» Provided data:
void set_error(const char *fmt, ...) {
  char buf[1024];
  va_list ap;
  va_start(ap, fmt);
  vsnprintf(buf, sizeof(buf), fmt, ap);
  va_end(ap);
  g_error = buf;
}
// ... 79 lines not shown
  } else if (!strcmp(key, "blend_bwd_waves")) {
    if (v != 1 && v != 2 && v != 4) return bad("1, 2 or 4");
    o.blend_bwd_waves = v;
  } else if (!strcmp(key, "bucket_cstride")) {
    if (v != 1 && v != 2 && v != 4 && v != 8 && v != 16) return bad("1, 2, 4, 8 or 16");
    o.bucket_cstride = v;
  } else if (!strcmp(key, "bucket_hist")) {
    if (v != 0 && v != 1) return bad("0 or 1");
    o.bucket_hist = v;
  } else if (!strcmp(key, "bucket_sort_merged")) {
    if (v != 0 && v != 1) return bad("0 or 1");
    o.bucket_sort_merged = v;
  } else if (!strcmp(key, "blend_sort")) {
    if (v != 0 && v != 1) return bad("0 or 1");
    o.blend_sort = v;
  } else if (!strcmp(key, "tile_order")) {
    if (v < 0 || v > 3) return bad("0 (natural order), 1 (longest lists first), 2 / 3 (2 x 2 / 4 x 2 tile blocks by summed length, a block per XCD)");
    o.tile_order = v;
  } else if (!strcmp(key, "tile_cull")) {
    if (v != 0 && v != 1) return bad("0 or 1");
    o.tile_cull = v;
  } else if (!strcmp(key, "blend_bwd_reduce")) {
    if (v < 0 || v > 4) return bad("0 (permlane / DPP folds), 3 (LDS folds: default); experiments: 1 (MFMA on folded rows), 2 (transposed MFMA contraction), 4 (LDS folds, the round-3 kernel)");
    if (experiment(v == 1 || v == 2 || v == 4)) return GSR_EINVAL;
    o.blend_bwd_reduce = v;
  } else if (!strcmp(key, "blend_layout")) {
    if (v != 0 && v != 1) return bad("0 (quadrant waves) or 1 (experiment: 4x4 blocks, four survivors per step)");
    if (experiment(v == 1)) return GSR_EINVAL;
    o.blend_layout = v;
  } else if (!strcmp(key, "blend_tail_cut")) {
// ... 336 lines not shown
  fa.W = in.width;
  fa.H = in.height;
  fa.grid_x = grid_x;
  fa.grid_y = grid_y;
  fa.bg = in.background;
  fa.out_color = in.out_color;
  fa.out_depth = in.out_depth;
  fa.out_alpha = in.out_alpha;
  fa.final_T = img.final_T;
  fa.n_contrib = img.n_contrib;
  fa.extra = in.extra;
  fa.CE = in.n_extra;
  fa.list_prio = opt.blend_prio;
  fa.ckpt_base = img.ckpt_base;
  fa.ckpt = img.ckpt;
  {
    ApiState &st = S();
    const size_t need = (size_t)tile_slots_max(grid_x, grid_y) * 4u * 4u;
    fa.trace = st.trace.load();
    if (fa.trace && st.trace_words.load() / 2 < need) {
      set_error("gsr_debug_wave_trace: the registered buffer holds %zu words, this image needs %zu (2 x 16 x visiting slots)",
                st.trace_words.load(), 2 * need);
      return GSR_EINVAL;
    }
  }
  fa.out_extra = in.out_extra;
  prof_begin(PROF_BLEND_FWD, stream);
  rc = launch_blend_forward(fa, opt, stream);
  prof_end(PROF_BLEND_FWD, stream);
  if (rc != GSR_OK) return rc;
// ... 166 lines not shown
  }
  if (p1 && (n_extra != CE_MAX || !p1->gt_image || !p1->gt_normal || !p1->alpha_target || !p1->bound || !p1->color || !p1->alpha ||
             !p1->extra_images || !p1->stats || p1->normal_triple < 0 || p1->normal_triple > 5 || p1->axis_triple < 0 ||
             p1->axis_triple > 5 || p1->axis_triple == p1->normal_triple)) {
    set_error("gsr_rasterize_backward_phase1_loss: the fused multi-feature pass (n_extra = %d), the forward's images, the targets, "
              "the bound mask, stats and two different triple indices in 0..5 are required", CE_MAX);
    return GSR_EINVAL;
  }
  if ((shs && !dL_dsh) || (scales && (!rotations || !dL_dscale || !dL_drot))) {
    set_error("gsr_rasterize_backward: missing gradient output for SH / scale / rotation inputs");
    return GSR_EINVAL;
  }
  const int grid_x = (width + TILE - 1) / TILE, grid_y = (height + TILE - 1) / TILE;
  const size_t tiles = (size_t)grid_x * grid_y, npix = (size_t)width * height;
  GeomState geom = geom_from_chunk(geom_buffer, (size_t)P);
  BinningState bin = binning_from_chunk(binning_buffer, (size_t)R);
  ImageState img = image_from_chunk(image_buffer, npix, tiles);
  if (!radii) radii = geom.internal_radii;

  if (n_extra != 0 && (n_extra != CE_MAX || !extra_features || !dL_dout_extra || !dL_dextra)) {
    set_error("gsr_rasterize_backward_ex: extra feature channels need n_extra == %d and all three arrays", CE_MAX);
    return GSR_EINVAL;
  }
  const int grow = n_extra ? GROWX : GROW;
  const Options opt = options_for(stream);
  float *det_rows = nullptr;
  const size_t det_bytes = (size_t)(R > 0 ? R : 1) * 4 * GROW * sizeof(float);
  if (opt.deterministic) {
    GSR_HIP(hipMalloc(reinterpret_cast<void **>(&det_rows), det_bytes));
    GSR_HIP(zero_async(det_rows, det_bytes, stream));
  } else if (!(flags & GSR_BWD_ROWS_ZEROED)) {
// ... 29 lines not shown
    if (ba.dL_dextra_tri[t]) ba.extra_mask |= 1u << t;
  }
  if (p1) {
    ba.p1 = *p1;
    ba.extra_mask |= (1u << p1->normal_triple) | (1u << p1->axis_triple);
    if (opt.deterministic || opt.blend_bwd_reduce != 3) {
      set_error("gsr_rasterize_backward_phase1_loss: built for the default reduction of the fused pass (blend_bwd_reduce = 3, not deterministic)");
      return GSR_EINVAL;
    }
  }
  ba.det_rows = det_rows;
  ba.debug_skip_atomics = opt.debug_no_atomics;
  ba.list_prio = opt.blend_prio;
  ba.ckpt_base = img.ckpt_base;
  ba.ckpt = img.ckpt;
  {
    ApiState &st = S();
    const size_t need = (size_t)tile_slots_max(ba.grid_x, ba.grid_y) * 4u * 4u;
    ba.trace = st.trace.load() ? st.trace.load() + st.trace_words.load() / 2 : nullptr;
    if (ba.trace && st.trace_words.load() / 2 < need) {
      set_error("gsr_debug_wave_trace: the registered buffer holds %zu words, this image needs %zu (2 x 16 x visiting slots)",
                st.trace_words.load(), 2 * need);
      return GSR_EINVAL;
    }
  }
  ba.radii = radii;
  ba.point_offsets = geom.point_offsets;
  ba.tiles_touched = geom.tiles_touched;
  prof_begin(PROF_BLEND_BWD, stream);
  int rc = launch_blend_backward(ba, opt, stream);
// ... 126 lines not shown
                           float *dL_dscale, float *dL_drot, int debug, gsr_stream_t stream) {
  return gsr_rasterize_backward_ex(P, D, M, R, background, width, height, means3D, shs, colors_precomp, alphas, scales,
                                   scale_modifier, rotations, cov3D_precomp, viewmatrix, projmatrix, campos, tan_fovx, tan_fovy,
                                   radii, geom_buffer, binning_buffer, image_buffer, dL_dpix, dL_ddepths, dL_dalphas, dL_dmean2D,
                                   dL_dconic, dL_dopacity, dL_dcolor, dL_dmean3D, dL_dcov3D, dL_dsh, dL_dscale, dL_drot, debug,
                                   nullptr, 0, nullptr, nullptr, GSR_SH_F32, stream);
}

» Work item: Scan the material above for lines holding "float" and copy each of them.

» Completed task:
  float *det_rows = nullptr;
  const size_t det_bytes = (size_t)(R > 0 ? R : 1) * 4 * GROW * sizeof(float);
                           float *dL_dscale, float *dL_drot, int debug, gsr_stream_t stream) {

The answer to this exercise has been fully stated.